Optical and microstructural characterization of Er$^{3+}$ doped epitaxial cerium oxide on silicon

TL;DR

This study demonstrates the epitaxial growth and detailed microstructural, optical, and spin characterization of Er$^{3+}$ doped cerium oxide thin films on silicon, highlighting their potential for quantum memory applications.

Contribution

It reports the first epitaxial growth of Er:CeO$_2$ on silicon with controlled doping and comprehensive characterization of its properties relevant for quantum technologies.

Findings

Achieved Er:CeO$_2$ thin films with 2-3 ppm Er doping via MBE.
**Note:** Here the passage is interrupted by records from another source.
# addtt/ladder-vae-pytorch

Hardware: AMD Instinct MI355X
Metric: training images/sec (ELBO step: fwd+bwd+Adamax) (higher is better)
Workload: dtype f32; 1 GPU; CIFAR10-shaped 15-layer LVAE (BASELINE configs[2]): 32x32x3, zdims 32x15, 4 blocks/layer, 64 filters, gated+skip, DMoL-10, dropout 0.2, free bits 1.0; batch_per_gpu=256, global_batch=256, parallelism=dp1, hip_graph=True

## Files before the change

### include/lvae_hip.h

```cpp
#ifndef LVAE_HIP_H
#define LVAE_HIP_H

#include <stddef.h>
#include <stdint.h>

#ifdef __cplusplus
extern "C" {
#endif

#define LVAE_ABI_VERSION 17

#define LVAE_EINVAL (-1)
#define LVAE_EALIGN (-2)
#define LVAE_EWORKSPACE (-3)

enum { LVAE_STATS_BN_FWD = 0, LVAE_STATS_BN_BWD = 1 };
enum { LVAE_PREC_F32 = 0, LVAE_PREC_BF16 = 1 };
enum { LVAE_DT_F32 = 0, LVAE_DT_BF16 = 1 };
enum {
  LVAE_FORM_AUTO = 0,
  LVAE_FORM_F32_MFMA = 1,
  LVAE_FORM_SIX_PRODUCT = 2,
  LVAE_FORM_SIX_PRODUCT_DIRECT = 3
};
// ... 96 lines not shown
  const float* dh;
  const float* x;
  const float* add;
  float* dgamma;
  float* dbeta;
  float* out;
  int32_t dh_bf16;
  int32_t reserved_;
  const float* drop;
} lvae_bn_apply;
size_t lvae_conv1x1_gate_bwd_wgrad_workspace(const lvae_conv_desc* d);
int32_t lvae_conv1x1_gate_bwd_wgrad_apply_ok(const lvae_conv_desc* d);
int lvae_conv1x1_gate_bwd_wgrad_f32(const lvae_conv_desc* d, const float* dout, const float* ab, const float* y, int32_t act,
                                    float* dw, int64_t dw_sk, int64_t dw_sn, float* db, void* workspace, size_t workspace_bytes,
                                    const lvae_bn_apply* ap, void* stream);

enum { LVAE_RB_PRO_AFFINE = 0, LVAE_RB_PRO_BN_APPLY = 1, LVAE_RB_PRO_GATE_BWD = 2 };
enum { LVAE_RB_EPI_PLAIN = 0, LVAE_RB_EPI_GATE = 1 };
typedef struct lvae_rb_ext {
  int32_t prologue, epilogue;
  const float* gate_w;
  int64_t gate_w_sk, gate_w_sn;
  void* gate_ws;
  int64_t gate_ws_bytes;
  int32_t gate_ws_ready;
  const float* gate_bias;
  int32_t act;
  const float* res;
  float* ab;
  float* out;
// ... 286 lines not shown
```

### ladder-vae-pytorch_amd/_C.py

```python
import ctypes as C
import os

import torch

_HERE = os.path.dirname(os.path.abspath(__file__))
LIB_PATH = os.path.join(_HERE, 'liblvae_hip.so')

ACT = {None: 0, 'none': 0, 'elu': 1, 'relu': 2, 'leakyrelu': 3, 'selu': 4}
GATHER_CONV, GATHER_TRANSPOSED = 0, 1
PREC_F32, PREC_BF16 = 0, 1
DT_F32, DT_BF16 = 0, 1
VARIANT_DIRECT, VARIANT_POS, VARIANT_WINO_F32, VARIANT_WINO_SIX, VARIANT_BF16_DIRECT, VARIANT_SIX_DIRECT = 0, 2, 3, 4, 5, 6
GATE_PERSISTENT, GATE_SINGLE_SHOT = 1, 2
WGRAD_VARIANT_GENERIC, WGRAD_VARIANT_IMG, WGRAD_VARIANT_BF16, WGRAD_VARIANT_WINO, WGRAD_VARIANT_DIRECT_1X1, WGRAD_VARIANT_TILE, WGRAD_VARIANT_THIN = range(7)
FEED_U8, FEED_F32 = 0, 1
FORM_AUTO, FORM_F32_MFMA, FORM_SIX_PRODUCT, FORM_SIX_PRODUCT_DIRECT = 0, 1, 2, 3


class LvaeHipError(RuntimeError):
    pass


class ConvDesc(C.Structure):
    _fields_ = [
# ... 82 lines not shown
    'lvae_conv2d_position_major': (_I, [C.POINTER(ConvDesc)]),
    'lvae_resblock_bf16_storage': (_I, [C.POINTER(ConvDesc)]),
    'lvae_conv2d_folds_bn_finalize': (_I, [C.POINTER(ConvDesc)]),
    'lvae_conv2d_stats_buffer_rows': (_I, [C.POINTER(ConvDesc)]),
    'lvae_conv2d_prepare_entry_bytes': (_Z, []),
    'lvae_conv2d_prepare_entry': (C.c_int, [C.POINTER(ConvDesc), _P]),
    'lvae_conv2d_prepare_weights': (C.c_int, [_P, _I, _I, _P]),
    'lvae_conv1x1_gate_f32': (C.c_int, [C.POINTER(ConvDesc), _P, _I, _P, _P]),
    'lvae_conv1x1_gate_stats_rows': (_I, [C.POINTER(ConvDesc)]),
    'lvae_conv1x1_gate_variant': (_I, [C.POINTER(ConvDesc)]),
    'lvae_conv1x1_gate_bwd_f32': (C.c_int, [C.POINTER(ConvDesc), _P, _P, _I, _P, _P]),
    'lvae_conv1x1_gate_bwd_ok': (_I, [C.POINTER(ConvDesc)]),
    'lvae_conv1x1_gate_bwd_wgrad_workspace': (_Z, [C.POINTER(ConvDesc)]),
    'lvae_conv1x1_gate_bwd_wgrad_apply_ok': (_I, [C.POINTER(ConvDesc)]),
    'lvae_conv1x1_gate_bwd_wgrad_f32': (C.c_int, [C.POINTER(ConvDesc), _P, _P, _P, _I, _P, _L, _L, _P, _P, _Z, C.POINTER(BnApply), _P]),
    'lvae_resblock_gate_workspace': (_Z, [C.POINTER(ConvDesc)]),
    'lvae_resblock_gate_prepare_entry': (C.c_int, [C.POINTER(ConvDesc), _P]),
    'lvae_resblock_conv_rows': (_I, [C.POINTER(ConvDesc)]),
    'lvae_resblock_conv_gate_rows': (_I, [C.POINTER(ConvDesc)]),
    'lvae_resblock_conv_workspace': (_Z, [C.POINTER(ConvDesc)]),
    'lvae_resblock_conv_prepare_entry': (C.c_int, [C.POINTER(ConvDesc), _P]),
    'lvae_resblock_conv_f32': (C.c_int, [C.POINTER(ConvDesc), C.POINTER(RbExt), _P]),
    'lvae_conv2d_wgrad_workspace': (_Z, [C.POINTER(ConvDesc)]),
    'lvae_conv2d_wgrad_f32': (C.c_int, [C.POINTER(ConvDesc), _P, _P, _P, _P, _Z, _P]),
    'lvae_conv2d_wgrad_bf16': (C.c_int, [C.POINTER(ConvDesc), _P, _P, _P, _P, _Z, _P]),
    'lvae_conv2d_wgrad_variant': (_I, [C.POINTER(ConvDesc)]),
    'lvae_conv2d_wgrad_apply_ok': (_I, [C.POINTER(ConvDesc)]),
    'lvae_conv2d_wgrad_apply_f32': (C.c_int, [C.POINTER(ConvDesc), C.POINTER(BnApply), _P, _P, _P, _Z, _P]),
    'lvae_conv2d_wgrad_pair_ok': (_I, [C.POINTER(ConvDesc), C.POINTER(ConvDesc)]),
    'lvae_conv2d_wgrad_pair_workspace': (_Z, [C.POINTER(ConvDesc), C.POINTER(ConvDesc)]),
# ... 141 lines not shown
```

### ladder-vae-pytorch_amd/csrc/conv1x1_gate_bwd_fused.hip

```cpp
#include "bf16_frag.h"
#include "bn_stats.h"
#include "lvae_host.h"

namespace lvae {

struct GbfArgs {
  const float* dout;
  const float* ab;
  const float* y;
  const float* w;
  int64_t w_sn;
  const float* drop;
  float* dx;
  float* slab_w;
  float* slab_b;
  int M, ohw, ntiles, act;
  int in_bf16, dx_bf16;
  lvae_bn_apply ap;
};

constexpr int GB_LDA = 132;
constexpr int GB_LDY = 68;

__global__ __launch_bounds__(512) void conv1x1_gate_bwd_fused_kernel(GbfArgs a) {
  kernarg_warmup<(sizeof(GbfArgs) < 1024 ? sizeof(GbfArgs) : 1024)>();
  extern __shared__ __attribute__((aligned(16))) float smem[];
  float* Bs = smem;
  float* As = Bs + 64 * GB_LDA;
  float* Ys = As + 64 * GB_LDA;
  const int t = threadIdx.x, lane = t & 63, wave = t >> 6;
  const bool wg_role = wave >= 4;
  const int wm = (wave & 3) >> 1, wn = wave & 1, li = lane & 31, lh = lane >> 5;
  const f32x4 zero4 = {0.f, 0.f, 0.f, 0.f};
// ... 110 lines not shown
    if (t < 128) {
      float v = 0.f;
#pragma unroll
      for (int g = 0; g < 32; ++g) v += red[g * 128 + t];
      a.slab_b[(size_t)blockIdx.x * 128 + t] = v;
    }
  }
}

constexpr int GBB_LDA = 136;
constexpr int GBB_LDY = 72;
constexpr size_t gbb_lds(int split) {
  return (size_t)split * (64 * GBB_LDA + 64 * GBB_LDY) * 2 + (size_t)64 * GB_LDY * 4 + 6 * 64 * 4 + (split == 3 ? (size_t)8 * 2 * 3 * 64 * 16 : 0);
}
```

Identified narrow spectral diffusion-limited homogeneous linewidths as low as 4.8 MHz.

Observed modest linewidth narrowing and lifetime extension after annealing at 900°C.

Abstract

Rare-earth ion dopants in solid-state hosts are ideal candidates for quantum communication technologies such as quantum memory, due to the intrinsic spin-photon interface of the rare-earth ion combined with the integration methods available in the solid-state. Erbium-doped cerium oxide (Er:CeO$_2$) is a particularly promising platform for such a quantum memory, as it combines the telecom-wavelength (~1.5 $\mu$m) 4f-4f transition of erbium, a predicted long electron spin coherence time supported by CeO$_2$, and is also near lattice-matched to silicon for heteroepitaxial growth. In this work, we report on the epitaxial growth of Er:CeO$_2$ thin films on silicon using molecular beam epitaxy (MBE), with controlled erbium concentration down to 2 parts per million (ppm). We carry out a detailed microstructural study to verify the CeO$_2$ host structure, and characterize the spin and optical properties of the embedded Er$^{3+}$ ions. In the 2-3 ppm Er regime, we identify EPR linewidths of 245(1) MHz, optical inhomogeneous linewidths of 9.5(2) GHz, optical excited state lifetimes of 3.5(1) ms, and spectral diffusion-limited homogenoeus linewidths as narrow as 4.8(3) MHz in the as-grown material. We test annealing of the Er:CeO$_2$ films up to 900 deg C, which yields modest narrowing of the inhomogeneous linewidth by 20% and extension of the excited state lifetime by 40%. We have also studied the variation of the optical properties as a function of Er doping and find that the results are consistent with the trends expected from inter-dopant charge interactions.